Age: Our ancestors cooked with fire at least 780,000 years ago; they must have done it in the morning at some point.

Appearance: A bit burnt, probably.

What kind of breakfast can you cook on a barbecue? A full English breakfast.

Who does that? According to a recent survey, 16% of Britons have cooked bacon and eggs on a barbecue.

Why? Because of power cuts? It’s unclear.

How would it even work? Wouldn’t the eggs fall through the bars of the grill? Again, that’s unclear. Presumably some kind of intermediating pan or griddle is involved.

Then it’s not true barbecuing. Perhaps not.

And the scorched result wouldn’t be a true full English, in my opinion. The English Breakfast Society agrees with you.

Good. Sorry, the what? The English Breakfast Society. Its chair described the barbecued full English as “deeply wrong”.

Chair? Guise Bule de Missenden, to give him his full English name. He calls the dish “a proper sit-down meal that deserves a bit of ceremony. Not the smoky, feral chaos of a barbecue.”

I confess I was not aware of this organisation. It’s a non-profit fellowship “dedicated to the history and heritage of the traditional English breakfast”, according to the website.

A pressure group fighting against innovation and improvement? Not at all – last year, it recommended adding grilled pineapple to the full English for “variety”.
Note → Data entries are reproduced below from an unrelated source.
@@ -808,16 +847,27 @@
                     for (int i = tid; i < nk * 16; i += 64 * NW)
                         stream_dyn[cap * NW + lds0 * 16 + i] = *reinterpret_cast<const float4 *>(tk + size_t(i >> 4) * TAB + TAB_QL + 4 * (i & 15));
                 }
+                if (MFMA)
+                {
+                    const float *tk = stage_tab(k);
+                    #pragma unroll 1
+                    for (int i = tid; i < nk * 8; i += 64 * NW)
+                    {
+                        const float *r = tk + ((i >> 3) * TAB + TAB_PQ + 8 * (i & 3) + ((i >> 2) & 1));
+                        stream_dyn[cap * (NW + 16) + lds0 * 8 + i] = make_float4(r[0], r[2], r[4], r[6]);
+                    }
+                }
                 lds0 += nk;
             }
+            if (MFMA && tid < 8)
+                stream_dyn[cap * (NW + 24) + tid] = make_float4(0.0f, 0.0f, 0.0f, 0.0f);
         }
         __syncthreads();
 
         v2f x[L];
-        sectab tb;
         if (CHAIN || ns > 0)
         {
-            load_pq(tb, ctab);
+            load_weights(ctab, 0);
             load_mats(tb, ctab, 0);
             load_coefs(tb, ctab);
         }
@@ -837,11 +887,13 @@
             const bool final_sb  = (g == total - 1);
             const uint32_t want = uint32_t(g), mine = uint32_t(g + 1);
 
+            int piece0 = ((4 * t) / W) * PITCH + 2 * ((4 * t) % L) + (((4 * t) % W) / L);
+            if (MFMA)
+                asm volatile("" : "+v"(piece0));
             #pragma unroll
             for (int q = 0; q < LPT; ++q)
             {
-                const int i = 4 * (q * 64 + t);
-                float *d = &sx[(i / W) * PITCH + 2 * (i % L) + ((i % W) / L)];
+                float *d = &sx[piece0 + q * (256 / W) * PITCH];
                 d[0] = ld[q].x; d[2] = ld[q].y; d[4] = ld[q].z; d[6] = ld[q].w;
             }
             __builtin_amdgcn_wave_barrier();
@@ -873,17 +925,15 @@
                 uint32_t got = from->seq;
                 float c0 = from->d0, c1 = from->d1;
 
-                v2f a0 = splat(0.0f), a1_ = splat(0.0f), b0_ = splat(0.0f), b1_ = splat(0.0f);
-                #pragma unroll
-                for (int q = 0; q < L; q += 2)
-                {
-                    const v16f &r = tb.pq[q / 8];
-                    const v2f pq0 = v2f{r[(2 * q) % 16], r[(2 * q + 1) % 16]};
-                    const v2f pq1 = v2f{r[(2 * q + 2) % 16], r[(2 * q + 3) % 16]};
-                    a0  = pk_fma(pq0, splat(x[q].x), a0);      b0_ = pk_fma(pq0, splat(x[q].y), b0_);
-                    a1_ = pk_fma(pq1, splat(x[q + 1].x), a1_); b1_ = pk_fma(pq1, splat(x[q + 1].y), b1_);
-                }
-                const v2f zwA = a0 + a1_, zwB = b0_ + b1_;
+                v2f zwA, zwB;
+                if constexpr (MFMA)
+                {
+                    chunk_end_states_mfma(wt, x, zwA, zwB);
+                    __builtin_amdgcn_sched_group_barrier(0x100, 3, 0);
+                    __builtin_amdgcn_sched_group_barrier(0x008, 32, 0);
+                }
+                else
+                    chunk_end_states<L>(tb.pq, x, zwA, zwB);
 
                 const v2f Pc0 = v2f{tb.m0[0], tb.m0[1]}, Pc1 = v2f{tb.m0[2], tb.m0[3]};
                 v2f e = mat_fma(Pc0, Pc1, zwA, zwB);
@@ -922,7 +972,7 @@
                 const v2f SB2 = mat_fma(Pc0, Pc1, S, zwA);
                 v2f d0 = v2f{S.x, SB2.x}, d1 = v2f{S.y, SB2.y};
                 __builtin_amdgcn_sched_barrier(0);
-                load_pq(tb, Tnext);
+                load_weights(Tnext, qnext);
                 load_mats(tb, Tnext, qnext);
                 __builtin_amdgcn_sched_barrier(0);
 
@@ -960,11 +1010,14 @@
                 for (int q = 0; q < L / 2; ++q)
                     *reinterpret_cast<float4 *>(&sx[t * PITCH + 4 * q]) = make_float4(x[2 * q].x, x[2 * q].y, x[2 * q + 1].x, x[2 * q + 1].y);
                 __builtin_amdgcn_wave_barrier();
+                int piece = piece0;
+                if (MFMA)
+                    asm volatile("" : "+v"(piece));
                 #pragma unroll
                 for (int q = 0; q < LPT; ++q)
                 {
                     const int i = 4 * (q * 64 + t);
-                    const float *d = &sx[(i / W) * PITCH + 2 * (i % L) + ((i % W) / L)];
+                    const float *d = &sx[piece + q * (256 / W) * PITCH];
                     store_through(dst, base + i, make_float4(d[0], d[2], d[4], d[6]));
                 }
                 __builtin_amdgcn_wave_barrier();
@@ -1049,7 +1102,7 @@
             g_stream_clock[0] = __builtin_readcyclecounter();
             g_stream_clock[1] = wall_clock64();
         }
-        biquad_stream_body<NW, false, QLDS>(&a, nullptr, out_stride, in_stride, n, tab, state, nsec, max_sec, cap);
+        biquad_stream_body<NW, false, QLDS, QLDS>(&a, nullptr, out_stride, in_stride, n, tab, state, nsec, max_sec, cap);
         if (stamp)
         {
             g_stream_clock[2] = __builtin_readcyclecounter();
@@ -1061,11 +1114,37 @@
     __global__ __launch_bounds__(64 * NW, 4)
     void biquad_stream_chain_kernel(const stream_chain_args c, size_t out_stride, size_t in_stride, int n , int cap)
     {
-        biquad_stream_body<NW, true, QLDS>(nullptr, &c, out_stride, in_stride, n, nullptr, nullptr, nullptr, 0, cap);
-    }
-
-    inline bool stream_qlds(int nw, int cap) { return size_t(nw) * 64 * geom<16>::PITCH * 4 + size_t(cap) * (nw + 16) * 16 <= 40960; }
-    inline size_t stream_lds(int nw, int cap, bool qlds) { return size_t(cap) * (nw + (qlds ? 16 : 0)) * 16; }
+        biquad_stream_body<NW, true, QLDS, QLDS>(nullptr, &c, out_stride, in_stride, n, nullptr, nullptr, nullptr, 0, cap);
+    }
+
+    template <int NW>
+    __global__ __launch_bounds__(64 * NW, (NW >= 4) ? 4 : 2)
+    void biquad_stream_vector_kernel(const stream_args a, size_t out_stride, size_t in_stride, int n ,
+                                     const float *__restrict__ tab, float *state, const uint32_t *__restrict__ nsec, int max_sec, int cap)
+    {
+        biquad_stream_body<NW, false, true, false>(&a, nullptr, out_stride, in_stride, n, tab, state, nsec, max_sec, cap);
+    }
+    template <int NW>
+    __global__ __launch_bounds__(64 * NW, 4)
+    void biquad_stream_vector_chain_kernel(const stream_chain_args c, size_t out_stride, size_t in_stride, int n , int cap)
+    {
+        biquad_stream_body<NW, true, true, false>(nullptr, &c, out_stride, in_stride, n, nullptr, nullptr, nullptr, 0, cap);
+    }
+
+    inline size_t stream_lds(int nw, int cap, int form)
+    {
+        return size_t(cap) * (nw + (form >= 1 ? 16 : 0) + (form >= 2 ? 8 : 0)) * 16 + (form >= 2 ? 128 : 0);
+    }
+    inline int stream_form(int nw, int cap)
+    {
+        const size_t tiles = size_t(nw) * 64 * geom<16>::PITCH * 4;
+        int form = 2;
+        while (form > 0 && tiles + stream_lds(nw, cap, form) > 40960)
+            --form;
+        if (form == 2 && mi::test_path("biquad_vector"))
+            form = 1;
+        return form;
+    }
 
     __global__ void biquad_tail_kernel(float *out, const float *in, size_t out_stride, size_t in_stride,
                                        size_t start, int count , const float *__restrict__ tab, int tab_row,
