diff --git a/cuddhelmholtz_amd/csrc/src/capi.cpp b/cuddhelmholtz_amd/csrc/src/capi.cpp
--- a/cuddhelmholtz_amd/csrc/src/capi.cpp
+++ b/cuddhelmholtz_amd/csrc/src/capi.cpp
@@ -1108,6 +1108,27 @@
         });
         return err ? -1 : order;
     }
+    int cuddh_ddh_set_forcing(void *d, int forcing)
+    {
+        return guarded([&]
+        {
+            auto *h = static_cast<DdhHandle *>(d);
+            if (h->is64())
+                h->f64->internals().set_forcing(forcing);
+            else
+                h->f32->internals().set_forcing(forcing);
+        });
+    }
+    int cuddh_ddh_forcing(void *d)
+    {
+        int forcing = 0;
+        const int err = guarded([&]
+        {
+            auto *h = static_cast<DdhHandle *>(d);
+            forcing = h->is64() ? h->f64->internals().forcing() : h->f32->internals().forcing();
+        });
+        return err ? -1 : forcing;
+    }
     int cuddh_ddh_set_owner_rule(void *d, int last)
     {
         return guarded([&]
diff --git a/cuddhelmholtz_amd/csrc/src/ddh.cpp b/cuddhelmholtz_amd/csrc/src/ddh.cpp
--- a/cuddhelmholtz_amd/csrc/src/ddh.cpp
+++ b/cuddhelmholtz_amd/csrc/src/ddh.cpp
@@ -691,6 +691,20 @@
         }
 
         template <typename Real>
+        void DDHCore<Real>::set_forcing(int forcing) const
+        {
+            ensure_plan();
+            check_hip(cuddh_hip_ddh_plan_set_forcing(plan, forcing), "DDH forcing");
+        }
+
+        template <typename Real>
+        int DDHCore<Real>::forcing() const
+        {
+            ensure_plan();
+            return cuddh_hip_ddh_plan_forcing(plan);
+        }
+
+        template <typename Real>
         void DDHCore<Real>::set_last_copy_publishes(bool last) const
         {
             ensure_plan();
diff --git a/cuddhelmholtz_amd/csrc/src/ddh_resolve.cpp b/cuddhelmholtz_amd/csrc/src/ddh_resolve.cpp
--- a/cuddhelmholtz_amd/csrc/src/ddh_resolve.cpp
+++ b/cuddhelmholtz_amd/csrc/src/ddh_resolve.cpp
@@ -147,6 +147,25 @@
         out.order = out.form < 2 ? 0 : o.chain_order != 0 ? o.chain_order : o.sweep_form == 0 ? 2 : 1;
         return 0;
     }
+
+    int ddh_forcing(const DdhResolved &r, int sweep_form, int chain_order, int forcing)
+    {
+        if (r.order != 2)
+            return 0;
+        if (forcing == 2)
+            return 2;
+        return forcing == 0 && sweep_form == 0 && chain_order == 0 ? 2 : 1;
+    }
+
+    int ddh_forcing_accepted(const DdhShape &s, int request, unsigned facts, int current, const DdhOptions &o, int forcing)
+    {
+        if (forcing < 0 || forcing > 2)
+            return REFUSED;
+        if (forcing != 2)
+            return 0;
+        DdhResolved unused;
+        return ddh_resolve(s, request, facts, current, DdhOptions{o.time_grids, o.rk4, o.sweep_form, 2}, DDH_SET_CHAIN_ORDER, unused);
+    }
 }
 
 extern "C"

Sorry, the plate is full. Bule suggested swapping out the tomato or the mushroom to make room.

Sacrilege. Who put these people in charge? On the other hand, the EBS previously opposed the encroachment of hash browns on to the full English roster.

I like hash browns. It wanted them to be replaced by the more traditional bubble and squeak.

I support their campaign in spirit, if not in practice. Full English debates have raged online for years – you can always start an argument simply by suggesting that the baked beans should, or shouldn’t, be quarantined in a ramekin.

I prefer the beans ramekined – it makes them easier to bin. Fighting words.

How old is the full English, anyway? Depends whom you ask. The EBS claims it has its roots in the Norman Conquest and began to take its present shape in the 14th century.

And everybody else? Well, the food writer Felicity Cloake says the first printed mention appeared in 1933.

Do say: “Here’s your barbecued full English – would you like any rain on that?”

Don’t say: “Can you replace the baked beans with jelly beans?”